Kindesmissbrauch

Zehn Jahre Haft für Sexualtstraftäter Uwe K.

Der vorbestrafte Kinderschänder Uwe K. kommt erneut ins Gefängnis - und anschließend in Sicherheitsverwahrung. Er gilt als gefährlich.

Der einschlägig vorbestrafte Sexualtäter Uwe K. muss wegen Vergewaltigung und sexuellen Kindesmissbrauchs zehn Jahre in Haft. Wegen seiner Gefährlichkeit für die Allgemeinheit verfügte das Berliner Landgericht mit seinem Urteil am Montag außerdem die Sicherungsverwahrung.

Uwe K. sei unbeeindruckt von einer massiven Vorstrafe gewesen. Er sei schnell rückfällig geworden und habe schwerste Straftaten während der Führungsaufsicht begangen, begründete Richter Uwe Nötzel die Sicherungsverwahrung.

Nach Überzeugung des Gerichts hat der 46-Jährige nach seiner Entlassung nach elf Jahren Gefängnis in seiner Wohnung in Berlin-Spandau zwei Mädchen im Alter von zehn und elf Jahren vergewaltigt und missbraucht. Eine 18-Jährige sei sexuell genötigt worden.

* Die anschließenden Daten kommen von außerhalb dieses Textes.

__global__ void gather_nuis(const double *trial, int W, int ld, const int *nidx, int n_nuis, double *out)
{
    const int w = blockIdx.x * blockDim.x + threadIdx.x;
    if (w >= W) return;
    for (int k = 0; k < n_nuis; k++) out[(size_t)w * n_nuis + k] = trial[(size_t)nidx[k] * ld + w];
}

struct SparseSet {
    int like[MAXLIKE], nn[MAXLIKE];
    double *nuisc[MAXLIKE];
    int *map[MAXLIKE];
};

__global__ __launch_bounds__(1024) void like_compact_kernel(DevCfg c, SparseSet ss, int *__restrict__ cnt)
{
    __shared__ int wsum[16];
    const int b = blockIdx.x, l = ss.like[b], nn = ss.nn[b];
    int *flag = c.like_flag + (size_t)l * c.ld;
    const double *nuis = c.like_nuis[l];
    const int t = threadIdx.x, lane = t & 63, wave = t >> 6;
    const int chunk = (c.W + 1023) / 1024, w0 = t * chunk, w1 = min(c.W, w0 + chunk);
    int n = 0;
    for (int w = w0; w < w1; w++) n += flag[w] != 0;
    int v = n;
    for (int o = 1; o < 64; o <<= 1) {
        const int y = __shfl_up(v, o);
        if (lane >= o) v += y;
    }
    if (lane == 63) wsum[wave] = v;
    __syncthreads();
    int before = 0;
    for (int q = 0; q < wave; q++) before += wsum[q];
    int off = before + v - n;
// ... 866 lines not shown

static StepTail make_tail(cmbs *s, int rd, int wr) {
    StepTail t;
    const int W = s->W;
    t.W = W;
    if (rd >= 0) {
        const int qi = s->tp_like[s->tail_qf], gi = s->tp_like[s->tail_g];
        Like &Q = *s->likes[qi].like->like;
        Like &G = *s->likes[gi].like->like;
        if (!Q.qf_source(t.q.src, W, s->like_ws[qi].p)) fail(CMBL_ERR_ARG, "internal: step tail quadratic form");
        t.q.S = s->tail_S[rd][s->tail_qf].as<double>();
        t.q.nuis = s->dc.like_nuis[qi];
        t.q.ld_nuis = std::max(1, Q.n_nuis);
        t.q.cal_index = s->tp_stage[s->tail_qf].cal_index;
        t.q.W = W;
        t.q.Wp = QuadForm::wpad(W);
        t.nq = t.q.src.n_items * (QuadForm::wpad(W) / QF_TILE);
        if (!G.corun_small(t.g, W, s->dc.like_nuis[gi], G.n_nuis, s->like_terms.as<double>() + (size_t)gi * s->dc.ld,
                           s->like_ws[gi].p))
            fail(CMBL_ERR_ARG, "internal: step tail chi^2");
        t.g.partial = s->tail_S[rd][s->tail_g].as<double>();
        t.g.row_cal = s->tail_rowcal.as<unsigned char>();
        t.g.stage_cal = s->tp_stage[s->tail_g].cal_index;
        t.ng = (W + UNI_WT - 1) / UNI_WT;
        t.fold_g = (wr >= 0 && t.g.d.nX <= MH_THREADS / MB) ? 1 : 0;
        if (t.fold_g) t.ng = 0;
    }
    if (wr >= 0) {
        TPOut o[2];
        for (int k = 0; k < 2; k++) {
            const int i = s->tp_like[k];
            const WinStage &st = s->tp_stage[k];
            Like &L = *s->likes[i].like->like;
            o[k] = TPOut{st.kind, st.cal_index, st.kind == 1 ? QuadForm::wpad(W) : st.ld, 0,
                         s->tail_S[wr][k].as<double>(), st.X, s->dc.like_nuis[i], (long long)std::max(1, L.n_nuis)};
        }
        t.tp = s->tpass->dev_args(o, W);
        const TheoryView &P = s->likes[s->tp_like[0]].th;
        t.dl = P.dl;
        t.ld_field = P.ld_field;
        t.ld_walker = P.ld_walker;
        t.np = s->tpass->n_blocks();
    }
    return t;
}

static void launch_unified(cmbs *s, hipStream_t stream, bool propose, int rd, int wr, const HistRow &row,
                           int fast_only) {
    const bool accept = rd >= 0;
    StepTail t = make_tail(s, rd, wr);
    DevCfg dc = s->dc;
    dc.mask_on = 0;
    dc.lean = lean_cfg(s, fast_only, false);
    dc.pub_on = 0;
    dc.n_def = 0;
    s->pending_def = 0;
    if (accept) {
        dc.n_def = 1;
        dc.def_like[0] = s->tp_like[s->tail_qf];
        dc.def_items[0] = t.q.src.n_items;
        dc.def_part[0] = t.q.src.partial;
        dc.def_add[0] = nullptr;
    }
    const int ng_rows = t.ng;
    TailWait tw{};
    tw.cnt = s->tail_cnt.as<unsigned int>();
    tw.epoch = s->tail_epoch + (accept ? 1u : 0u);
    tw.epoch_g = s->tail_epoch_g + ((accept && !t.fold_g) ? 1u : 0u);
    tw.nq_items = t.q.src.n_items;
    tw.ng = accept ? (s->W + UNI_WT - 1) / UNI_WT : 0;
    tw.gwt = UNI_WT;
    tw.status = s->pipe_status_dev;
    tw.nosignal = s->tail_nosignal;
    tw.stamp_slot = propose ? 0 : 1;
    tw.ntiles = (int)(s->tail_cnt_bytes / 4);
    const int nmh = (s->W + MB - 1) / MB;
    const int v = accept ? (propose ? 1 : 2) : 0;
    StepTailPlan &pl = s->uni_plan[v];
    if (pl.key[0] != t.nq || pl.key[1] != ng_rows || pl.key[2] != t.np) {
        const std::vector<int2> rows = tail_rows(t.nq, ng_rows, t.np, nmh);
        pl.d_rows.alloc(rows.size() * sizeof(int2));
        pl.d_rows.upload(rows.data(), rows.size() * sizeof(int2));
        pl.nrows = (int)rows.size();
        pl.key[0] = t.nq;
        pl.key[1] = ng_rows;
        pl.key[2] = t.np;
    }
    const dim3 grid((unsigned)pl.nrows * 8), b(MH_THREADS);
    const int2 *rows = pl.d_rows.as<int2>();
    static const char *names[3] = {"mh_step_first", "mh_step_kernel", "mh_step_last"};
    static const char *cnames[3] = {"mh_step_first", "mh_tail_kernel", "mh_tail_last"};
    const bool cached = s->binned_cache && accept && wr < 0 && rd == 0;
    try {
        timed_launch(cached ? cnames[v] : names[v], stream, [&](hipEvent_t e0, hipEvent_t e1) {
            if (cached && v == 1)
                hipExtLaunchKernelGGL(mh_tail_kernel<true, true>, grid, b, s->uni_lds, stream, e0, e1, 0, dc,
                                      fast_only, row.p, row.t, t, rows, tw, nmh);
            else if (cached && v == 2)
                hipExtLaunchKernelGGL(mh_tail_kernel<true, false>, grid, b, s->uni_lds, stream, e0, e1, 0, dc,
                                      fast_only, row.p, row.t, t, rows, tw, nmh);
            else if (v == 0)
                hipExtLaunchKernelGGL(mh_step_kernel<false, true>, grid, b, s->uni_lds, stream, e0, e1, 0, dc,
                                      fast_only, row.p, row.t, t, rows, tw, nmh);
            else if (v == 1)
                hipExtLaunchKernelGGL(mh_step_kernel<true, true>, grid, b, s->uni_lds, stream, e0, e1, 0, dc, fast_only,
                                      row.p, row.t, t, rows, tw, nmh);
            else
                hipExtLaunchKernelGGL(mh_step_kernel<true, false>, grid, b, s->uni_lds, stream, e0, e1, 0, dc,
                                      fast_only, row.p, row.t, t, rows, tw, nmh);
        });
        HIP_CHECK(hipGetLastError());
    } catch (...) {
        s->tail_ready = 0;
        pipe_status_post_nothrow(s, stream);
        throw;
    }
    if (accept) s->tail_epoch++;
    if (accept && !t.fold_g) s->tail_epoch_g++;
}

Der 46- jährige Brandenburger bestritt die Taten. Das Gericht hatte jedoch keine Zweifel an der Glaubwürdigkeit der Zeugen. In mehr als zwanzig Fällen habe Uwe K. verbotenerweise Kontakte zu Mädchen aufgenommen.

Bis 2007 saß Uwe K. in Brandenburg in Haft, weil er in Falkensee neun Mädchen missbraucht hatte. Wegen einer Gesetzeslücke war bei ihm eine nachträgliche Sicherungsverwahrung nicht möglich, obwohl der zuletzt arbeitslose Mann schon damals als gefährlich galt.

In seinem Urteil ging das Gericht von einer vollen Schuldfähigkeit aus. Uwe K. sei kein Monster, er sei nicht krank. Er sei auch nicht pädophil, sagte Richter Nötzel. Der Angeklagte habe aber die fest verwurzelte Neigung, sich Gelegenheiten für Sexualkontakte mit Mädchen zu schaffen. Er befasse sich mit den Kindern, spiele mit ihnen und bereite damit den Boden, seinen sexuellen Drang auszuleben, hieß es im Urteil.

Für die Überwachung von K. nach seiner Entlassung hatte es nur das Mittel der sogenannten Führungsaufsicht gegeben: Er wurde von einem Bewährungshelfer kontrolliert. Polizisten überwachten ihn über Wochen hinweg rund um die Uhr. Außerdem erließ die Strafvollstreckungskammer Auflagen: Er sollte Schulhöfe und Kinderspielplätze meiden. Am 4. Februar 2009 verbot ihm das Landgericht Potsdam zudem jegliche Kontakte „zu fremden minderjährigen weiblichen Personen“.